My poetry is going to the moon! Four of my poems will be included in the Writers on the Moon project along with other authors and artists on a mission to the moon, late 2021. One hundred twenty-five slots of poetry, fiction, and more will be launched on a digital data card in a lunar time capsule where it will remain permanently.
This lunar time capsule project featuring writers from around the world is joining NASA payloads on Astrobotic’s Peregrine Mission One, launching in July 2021 on a United Launch Alliance (ULA) rocket to the Moon. It will remain there permanently, a time capsule for the future to provide a bit of insight to the readers of tomorrow into what humanity looked like in 2021. This payload will ride on the first Astrobotic lander–and the first commercial lander–to reach the moon.
Mission Patch Revealed for Astrobotic’s Peregrine Mission One the Peregrine team reveals a meaningful mission patch design for the world’s first commercial lunar landing.
Image created by Edward R. Durlak
Wondering how the launch and Moon landing will look? Here’s a video simulation.

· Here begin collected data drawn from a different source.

# ishine/usdm

Measured on AMD Instinct MI355X. Metric: end-to-end real-time factor + LLM tokens/sec, 10 s utterance, 7B TP=1/8, higher is better.
Workload: dtype bf16; 1 GPU; full pipeline, one 10 s utterance: XLS-R tokenizer -> Mistral-7B (3 greedy rounds) -> Token-Voicebox 63 NFE (Heun, CFG, 3 s prompt) -> BigVGAN; wave_samples=160000, mel_frames=861, output_samples=220416, parallelism=tp1 (LLM) + replicas, tp_comm=none, voicebox=replica (CFG batch 2 on every rank)

## Files before the change

### include/usdm_hip.h

```cpp
#ifndef USDM_HIP_H_
#define USDM_HIP_H_
#include <stdint.h>

#ifdef __cplusplus
extern "C" {
#endif

typedef void* usdm_stream_t;

enum { USDM_BF16 = 0, USDM_F32 = 1 };
enum { USDM_ACT_NONE = 0, USDM_ACT_GELU = 1, USDM_ACT_SWIGLU = 3, USDM_ACT_TANH = 4, USDM_ACT_LOGCLAMP = 5  };
enum { USDM_EPI_PLAIN = 0, USDM_EPI_QKV_HEADS = 1 };

const char* usdm_last_error(void);
int usdm_abi_version(void);

typedef struct usdm_gemm_args {
  int32_t dtype;
  int32_t M, N;
  int32_t taps, Kc;
  const void* A;
  int64_t lda;
  int32_t rowsA;
  int32_t a_row_mul, a_row_off, a_row_step;
  int64_t a_tap_stride;
  const void* W;
  int64_t ldw;
  int32_t groups, batch;
  int64_t a_gstride;
  int64_t w_gstride;
  int64_t a_bstride;
  int32_t c_gcol;
  int64_t c_bstride;
  const float* bias;
  float alpha;
  int32_t act;
  int32_t round_bf16;
  const void* residual;
  int32_t res_dtype;
  int64_t ldr;
  void* C32;
  void* C16;
  int64_t ldc;
  int32_t c_row_mul, c_row_off;
  int32_t transpose_out;
  int32_t epi;
  int32_t qkv_S, qkv_Spad, qkv_H, qkv_D;
  void *qkv_q, *qkv_k, *qkv_v;
  int32_t split_k; int64_t c_split_stride;
  float* stats_out;
  const float* ln_stats; int32_t ln_nt, ln_mode, ln_C; float ln_eps;
  const float* ln_c; const float* ln_gamma; const float* ln_beta;
  int32_t* ln_guard; float ln_guard_ratio;
  int32_t tile_sel;
} usdm_gemm_args;

int usdm_gemm(const usdm_gemm_args* args, usdm_stream_t stream);
int usdm_gemm_tile_for(const usdm_gemm_args* args);

typedef struct usdm_norm_args {
  const void* x; int32_t x_dtype; int64_t ldx;
  const void* res; int32_t res_dtype; int64_t ldr;
  const float* gamma; const float* beta; float eps;
  int32_t rows, C;
  int32_t rms, act, round_bf16, premask;
  const int32_t* valid_len; int32_t rows_per_batch;
  void* out32; void* out16; int64_t ldo;
  void* sum32; void* sum16; int64_t lds;
  const float* res2; int32_t n_res2; int64_t res2_stride;
} usdm_norm_args;

int usdm_norm(const usdm_norm_args* args, usdm_stream_t stream);

typedef struct usdm_snake_args {
  const float* x; int64_t ldx;
  int32_t T, C, Creal, L;
  const float* alpha; const float* beta; int32_t logscale;
  float fup[12]; float fdn[12];
  float* out32; void* out16; int64_t ldo;
} usdm_snake_args;
int usdm_aa_snake(const usdm_snake_args* args, usdm_stream_t stream);

int usdm_sum3_scale(const float* a, const float* b, const float* c, float scale, int64_t n,
                    float* out32, void* out16_bf16, usdm_stream_t stream);

int usdm_cf_to_cl(const float* x, int32_t B, int32_t C, int32_t T, int32_t Cpad, float scale, float shift,
                  float* out32, void* out16_bf16, usdm_stream_t stream);

typedef struct usdm_attn_args {
  int32_t mode, dh, B, Hq, Hkv, Sq, Skv, Skv_alloc, q_pos0, alibi_col0_zero;
  float scale;
  int32_t head_order;
  const void* q; int64_t q_bs, q_hs, q_rs;
  const void* k; int64_t k_bs, k_hs, k_rs;
  const void* vt; int64_t v_bs, v_hs, v_ds;
  void* o; int64_t o_bs, o_rs;
  const int32_t* kv_len;
  const float* slopes;
  int32_t window;
  int32_t variant;
} usdm_attn_args;
int usdm_attention(const usdm_attn_args* args, usdm_stream_t stream);

typedef struct usdm_vb_input_args {
  const int64_t* ids;
  const float* y;
  const float* cond;
  const void* table;
  int32_t B_in, dup, S, E, F, null_id, use_cond;
  void* out; int64_t ldo;
  int32_t out_dtype;
} usdm_vb_input_args;
int usdm_vb_build_input(const usdm_vb_input_args* args, usdm_stream_t stream);

int usdm_softmax_alibi(float* x, int32_t rows, int32_t rows_per_batch, int32_t nheads, int32_t n, int32_t npad, int64_t ldrow,
                       int32_t ldseg, const float* slopes, const int32_t* kv_len, int32_t col0_zero, usdm_stream_t stream);
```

Poems of mine included: “Neruda in my Kitchen,” “Heartbreak Number One,” “A Muscato Grape Spills Forth” and “In a Dream my Skin” are part of an anthology entitled PERSIAN SUGAR IN ENGLISH TEA, edited by Soodabeh Saeidnia are included in slot #seventy under author Elizabeth Wolf.
Author, poet, and editor of several anthologies including Persian Sugar in English Tea Soodabeh Saeidnia lives in NYC but originally is Persian. She got her Pharm D and Ph. D. of Pharmacognosy and has worked as a researcher, assistant and associate professor in the Kyoto University (Japan), TUMS (Iran) and University of Saskatchewan (Canada).
Shall we toast Peregrine Mission One with a bottle of Space Aged Wine?
If a bottle of Petrus 2000 that Christie’s is selling tastes out of this world it might be because it aged for 14 months aboard the International Space Station. Christie’s hopes the bottle, now up for grabs in a private sale, will fetch $1 million, which would make it the most expensive wine ever sold. The bottle is one of a batch of 12 that European startup Space Cargo Unlimited sent into orbit as part of research into how food and drink matures in space. The wine spent almost 440 days in space, or the equivalent of 300 trips to the Moon, Space Cargo Unlimited Nicolas Gaume said in a press release. At the end of a blind tasting, the researchers noted “remarkable differences in the color, aroma and taste components,” between the celestial bottles and equivalents which had remained on earth.